“Não vou jogar dominó com Lula e Temer no xadrez”
A frase de Jair Bolsonaro refugando entendimento com apoiadores dos ex-presidentes na reforma da Previdência é daquelas pelas quais nós escrevinhadores daríamos um dedinho da mão canhestra para ter a autoria. É bonita, tem o toque do absurdo, do irracional. A frase cativa pela singeleza, um naïve de sargento de milícias.
Não é o toque Bolsonaro, é um toque Dada,do Dadaísmo, o movimento artístico pós I Guerra Mundial que puxava para o absurdo, para a desconstrução de ideias e formas. Um exemplo, a obra de Francis Picabia (foto), “Filha nascida sem mãe” na qual nada remotamente evoca uma ou outra. Poré, isso é arte. Bolsonaro é outra coisa.
Jogar dominó com Lula no xadrez. Isso é dadaísmo bolsonárico. Dominó em tabuleiro de xadrez, pensaria qualquer pessoa – digamos, normal – dotada de um mínimo de capacidade racional, não pode, não faz sentido jogar dominó em tabuleiro de xadrez. Além disso, voltemos a Bolsonaro: o que tem o dominó a ver com a votação da Previdência?
Absolutamente nada, a menos que Bolsonaro pensasse na brincadeira de alinhar deputados e senadores e fazê-los derrubar uns aos outros, em cadeia. Nada a ver com a votação. Fosse xadrez, aí sim, o xadrez do jogo, da estratégia. Então Bolsonaro jogaria com os dois campeões. Impossível: Lula é do truco, Temer, do pôquer. Bolsonaro, da peteca.
Ledo e ivo enganos, como dizia Carlos Heitor Cony para honrar Camões e o grande alagoano Ledo Ivo, colega de Academia. Dê-se a Jair Bolsonaro o benefício da dúvida, de que ele joga dominó. No entanto, nada mais remoto a ele que o xadrez, a começar pela disposição das peças no tabuleiro. Que dirá o movimentá-las.

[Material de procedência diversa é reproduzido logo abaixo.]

@@ -955,7 +960,7 @@
 
 #ifdef RPT_DIAGNOSTICS
 #define RPT_LAUNCH_X(N) case N: hipLaunchKernelGGL(rptd::rpt_render_kernel_x##N, grid, dim3(256), 0, ctx->stream, a); break;
-void launch_sky_fill(rpt_ctx *ctx, const rptd::KernelArgs &a, int tiles, const int box[4]);
+int launch_sky_fill(rpt_ctx *ctx, const rptd::KernelArgs &a, int tiles, const int box[4]);
 int launch_diagnostic(rpt_ctx *ctx, rptd::KernelArgs &a, dim3 grid, int tiles, int v) {
     if (v == 143 || v == 2573 || (v >= 256 && v < 1000 && (v & 8))) set_band_first(ctx, a, tiles);
     switch (v) {
@@ -999,7 +1004,7 @@
     case 786: {
         if (!a.out16) return fail(ctx, RPT_ERR_ARG, "variant 786 writes the 16-byte framebuffer only");
         const int no_box[4] = {0, 0, 0, 0};
-        launch_sky_fill(ctx, a, tiles, no_box);
+        if (int rc = launch_sky_fill(ctx, a, tiles, no_box)) return rc;
         break;
     }
     case 11:
@@ -1521,6 +1526,36 @@
     return RPT_OK;
 }
 
+static_assert(sizeof(rptd::ObjectBlock) == sizeof(rptk::PendingObjectBlock::bytes) && (sizeof(rpt_object) + sizeof(rptd::DObj) + sizeof(rptb::Rect)) % 16 == 0,
+              "the pending block is the kernels' argument, in whole 16-byte words per object");
+static_assert(sizeof(rptd::SkyFillBlockArgs) <= 4096, "a kernel's arguments: 4 KB");
+bool object_block_args(rpt_ctx *ctx, rptd::ObjectBlockArgs &b) {
+    const rptk::PendingObjectBlock &p = ctx->object_block;
+    if (!p.pending() || p.words > RPT_OBJECT_BLOCK_WORDS || (size_t)p.words * 16 > ctx->objects.capacity || !ctx->objects.ptr) return false;
+    b.dst = (uint4 *)ctx->objects.ptr;
+    b.words = (int)p.words;
+    std::memcpy(&b.block, p.bytes, sizeof b.block);
+    return true;
+}
+void object_block_delivered(rpt_ctx *ctx, int path) {
+    if (ctx->object_block.pending()) ctx->device_block_bytes = (size_t)ctx->object_block.words * 16;
+    ctx->object_block.clear();
+    ctx->objects_staged = false;
+    ctx->last_objects_path = path;
+}
+int deliver_object_block(rpt_ctx *ctx) {
+    if (!ctx->object_block.pending()) {
+        object_block_delivered(ctx, ctx->objects_staged ? RPT_OBJECTS_PATH_STAGING : RPT_OBJECTS_PATH_NONE);
+        return RPT_OK;
+    }
+    rptd::ObjectBlockArgs b;
+    if (!object_block_args(ctx, b)) return fail(ctx, RPT_ERR_STATE, "the pending object block does not fit the context's object buffer");
+    hipLaunchKernelGGL(rptd::rpt_object_block_kernel, dim3(1), dim3(64), 0, ctx->stream, b);
+    RPT_HIP(ctx, hipGetLastError());
+    object_block_delivered(ctx, RPT_OBJECTS_PATH_KERNEL);
+    return RPT_OK;
+}
+
 void fill_frame_args(const rpt_ctx *ctx, rptd::LensArgs &a) {
     std::memset((void *)&a, 0, sizeof a);
     a.dnodes = (const rptd::DNode *)ctx->geo->dnodes.ptr;
@@ -1609,15 +1644,24 @@
     return covered * 100 <= tiles_x * tiles * ctx->sky_split_share;
 }
 
-void launch_sky_fill(rpt_ctx *ctx, const rptd::KernelArgs &a, int tiles, const int box[4]) {
-    rptd::SkyFillArgs s;
+int launch_sky_fill(rpt_ctx *ctx, const rptd::KernelArgs &a, int tiles, const int box[4]) {
+    rptd::SkyFillBlockArgs sb;
+    rptd::SkyFillArgs &s = sb.fill;
     s.out16 = a.out16;
     s.width = ctx->width;
     s.height = ctx->height;
     s.bg_packed = a.bg_packed;
     s.tx0 = box[0]; s.ty0 = box[1]; s.tx1 = box[2]; s.ty1 = box[3];
     const int tiles_x = (ctx->width + 7) / 8;
-    hipLaunchKernelGGL(rptd::rpt_sky_fill_kernel, dim3((tiles_x + RPT_SKY_FILL_TILES - 1) / RPT_SKY_FILL_TILES, tiles), dim3(64), 0, ctx->stream, s);
+    const dim3 grid((tiles_x + RPT_SKY_FILL_TILES - 1) / RPT_SKY_FILL_TILES, tiles);
+    if (!ctx->object_block.pending()) {
+        hipLaunchKernelGGL(rptd::rpt_sky_fill_kernel, grid, dim3(64), 0, ctx->stream, s);
+        return RPT_OK;
+    }
+    if (!object_block_args(ctx, sb.objects)) return fail(ctx, RPT_ERR_STATE, "the pending object block does not fit the context's object buffer");
+    hipLaunchKernelGGL(rptd::rpt_sky_fill_block_kernel, grid, dim3(64), 0, ctx->stream, sb);
+    object_block_delivered(ctx, RPT_OBJECTS_PATH_FILL);
+    return RPT_OK;
 }
 
 int launch(rpt_ctx *ctx, Call call) {
@@ -1661,6 +1705,10 @@
     }
 
     const dim3 grid1(((ctx->width + 31) / 32) * 4, tiles);
+    int box[4];
+    const bool split = sky_split_box(ctx, c, call, a, tiles, box);
+    if (!split || !ctx->object_block.pending())
+        if (int rc = deliver_object_block(ctx)) return rc;
     if (!c.colour) {
 #ifdef RPT_DIAGNOSTICS
         const dim3 grid((ctx->width + 31) / 32, tiles);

Pelo menos, Bolsonaro está na frase, completo, incapaz de associar ideias, formar raciocínios, uma metáfora bélica, uma sinédoque paisana. Jair Bolsonaro não que tirar Lula do xadrez para medir forças na reforma. A culpa sobra a esta inculta e derradeira flor do Lácio, que permite construções toscas como “jogar dominó com Lula no xadrez”.